Create Dashboards in Hosted Graphite's Hosted Grafana

In the Hosted Graphite UI, navigate to Dashboards => Primary Dashboards and select the + button to build a new panel:

Best Practices for Monitoring Network Performance Using Telegraf - 1

Then you can use the query UI to select a graphite metric path (the default data source will be the hosted graphite backend if you are accessing Grafana through your Hosted Graphite account):

Best Practices for Monitoring Network Performance Using Telegraf - 2

The Hosted Graphite datasource also supports wildcard (*) searches to grab all metrics that match a specified path.

Now you can apply Graphite functions to these metrics, like aliasByNode(), to reformat the metric names on the graph:

Best Practices for Monitoring Network Performance Using Telegraf - 3

Grafana has many additional options, like configuring dashboard variables and annotations. You can also use different visualizations, modify the display, set the units of measurement, and much more.

Hosted Graphite also has a pre-configured dashboard for Telegraf metrics located in their Dashboard Library:

Best Practices for Monitoring Network Performance Using Telegraf - 4

Once this dashboard is generated in your account, you can locate it in your Primary Dashboards to see system metrics (CPU, mem, disk) displayed, including a row for hardware temperatures:

Best Practices for Monitoring Network Performance Using Telegraf - 5

See the Hosted Graphite dashboard docs for more details.

Creating Graphite Alerts

In the Hosted Graphite UI, navigate to Alerts => Graphite Alerts to create a new alert. Name the alert, add one of your graphite metrics to the alerting metric field, and add a description of what this alert is:

Best Practices for Monitoring Network Performance Using Telegraf - 6

Then, select the Criteria tab, which will set the threshold, and select a notification channel. The default notification channel is the email you used to sign up for the Hosted Graphite account. Still, you can easily configure a channel for Slack, PagerDuty, Microsoft Teams, and more. See the Hosted Graphite docs for more details on notification channels:

Best Practices for Monitoring Network Performance Using Telegraf - 7

Conclusion

Monitoring network performance is essential for ensuring seamless business operations, maintaining security, enhancing user experiences, meeting compliance standards, and enabling scalability.
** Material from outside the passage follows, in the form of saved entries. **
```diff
@@ -246,10 +313,7 @@
                     if constexpr (HAS_RES) {
                         float rv[4];
 #if DIR_BNECK_RES16
-                        const uint4 c = xr[mg][j][q >> 1];
-                        const auto sx = __builtin_amdgcn_permlane32_swap(c.x, c.z, false, false);
-                        const auto sy = __builtin_amdgcn_permlane32_swap(c.y, c.w, false, false);
-                        unpack4<H>(make_uint2(sx[q & 1], sy[q & 1]), rv);
+                        unpack4<H>(rq[q], rv);
 #else
                         unpack4<H>(xr[mg][j][q], rv);
 #endif
@@ -262,21 +326,24 @@
                     *reinterpret_cast<uint2*>(tp) = o;
                 }
             }
+#if DIR_BNECK_LEAD
+            if constexpr (HAS_RES) {
+                __builtin_amdgcn_sched_barrier(0);
+                req_res(mg, bn, yn0, xn0, more);
+                __builtin_amdgcn_sched_barrier(0);
+            }
+#endif
             __syncthreads();
-            if (!a.decim) {
+            if constexpr (!DECIM) {
 #pragma unroll
                 for (int i = 0; i < 4; ++i) {
                     const int c = tid + NTHR * i;
                     *reinterpret_cast<uint4*>(out_ptr(mg, i, b, y0, x0)) = *reinterpret_cast<const uint4*>(s_t + (c >> 5) * TPITCH + (c & 31) * 16);
                 }
             } else {
-#pragma unroll
-                for (int i = 0; i < 4; ++i) {
-                    const int c = tid + NTHR * i, P = 64 * mg + (c >> 5), py = P >> 4, px = P & 15;
-                    if (((py | px) & 1) == 0)
-                        *reinterpret_cast<uint4*>(a.out + (((long long)b * (a.H >> 1) + ((y0 + py) >> 1)) * (a.W >> 1) + ((x0 + px) >> 1)) * 256 + (c & 31) * 8) =
-                            *reinterpret_cast<const uint4*>(s_t + (c >> 5) * TPITCH + (c & 31) * 16);
-                }
+                const int k = tid >> 5, py = 4 * mg + 2 * (k >> 3), px = 2 * (k & 7);
+                *reinterpret_cast<uint4*>(a.out + (((long long)b * (a.H >> 1) + ((y0 + py) >> 1)) * (a.W >> 1) + ((x0 + px) >> 1)) * 256 + (tid & 31) * 8) =
+                    *reinterpret_cast<const uint4*>(s_t + (32 * (k >> 3) + px) * TPITCH + (tid & 31) * 16);
             }
             if constexpr (HAS_NEXT) {
                 f32x4 accc[NPT];
@@ -306,6 +373,10 @@
         stage();
         __syncthreads();
     };
+#if DIR_BNECK_LEAD
+    tile(t);
+    t += tstep;
+#endif
     for (; t < tend; t += tstep) tile(t);
 }
 
@@ -328,7 +399,7 @@
     a.w3 = (const convk::bf16_t*)p->w3; a.sc3 = p->scale3; a.sh3 = p->shift3;
     a.w1n = (const convk::bf16_t*)p->w1n; a.sc1n = p->scale1n; a.sh1n = p->shift1n;
     a.x2 = (const convk::bf16_t*)x2; a.wd = (const convk::bf16_t*)p->wd;
-    a.B = B; a.H = H; a.W = W; a.tiles_x = W / TW; a.tiles_y = H / TH; a.decim = p->out_decimate ? 1 : 0;
+    a.B = B; a.H = H; a.W = W; a.tiles_x = W / TW; a.tiles_y = H / TH;
     const long long nt = (long long)B * a.tiles_x * a.tiles_y;
     DIR_REQUIRE(nt < (1ll << 31) && (long long)B * H * W * 256 < (1ll << 40), "dir_bottleneck_chain_forward: too large");
     a.ntiles = (int)nt;
@@ -344,11 +415,14 @@
     DIR_REQUIRE(n2 == 0 || n2 == 64 || n2 == 128, "dir_bottleneck_chain_forward: n_next must be 64 or 128");
     DIR_REQUIRE(p->dtype == 0 || p->dtype == DIR_DT_BF16 || p->dtype == DIR_DT_F16, "dir_bottleneck_chain_forward: dtype must be bf16 (or 0) or f16");
     const bool f16 = p->dtype == DIR_DT_F16;
-#define DIR_CHAIN(RES_, N2_, DUAL_) do { if (f16) DIR_LAUNCH((bneck_chain_kernel<RES_, N2_, DUAL_, f16s_t>), dim3(grid), dim3(NTHR), 0, s, a); \
-                                         else DIR_LAUNCH((bneck_chain_kernel<RES_, N2_, DUAL_, bf16_t>), dim3(grid), dim3(NTHR), 0, s, a); } while (0)
+    const bool decim = p->out_decimate != 0;
+#define DIR_CHAIN_D(RES_, N2_, DUAL_, DEC_) do { if (f16) DIR_LAUNCH((bneck_chain_kernel<RES_, N2_, DUAL_, DEC_, f16s_t>), dim3(grid), dim3(NTHR), 0, s, a); \
+                                                 else DIR_LAUNCH((bneck_chain_kernel<RES_, N2_, DUAL_, DEC_, bf16_t>), dim3(grid), dim3(NTHR), 0, s, a); } while (0)
+#define DIR_CHAIN(RES_, N2_, DUAL_) do { if (decim) DIR_CHAIN_D(RES_, N2_, DUAL_, true); else DIR_CHAIN_D(RES_, N2_, DUAL_, false); } while (0)
     if (dual) { if (n2 == 128) DIR_CHAIN(false, 128, true); else if (n2) DIR_CHAIN(false, 64, true); else DIR_CHAIN(false, 0, true); }
     else if (res) { if (n2 == 128) DIR_CHAIN(true, 128, false); else if (n2) DIR_CHAIN(true, 64, false); else DIR_CHAIN(true, 0, false); }
     else { if (n2 == 128) DIR_CHAIN(false, 128, false); else if (n2) DIR_CHAIN(false, 64, false); else DIR_CHAIN(false, 0, false); }
 #undef DIR_CHAIN
+#undef DIR_CHAIN_D
     return check_launch("dir_bottleneck_chain_forward");
 }
```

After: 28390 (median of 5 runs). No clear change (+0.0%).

It ultimately contributes to a business's overall success and efficiency.

Network performance monitoring provides valuable data, and using tools like dashboards and alerts complements this monitoring by providing real-time visualization, proactive identification of issues, historical trend analysis, and facilitating informed decision-making. These are all essential for maintaining a robust and efficient network infrastructure.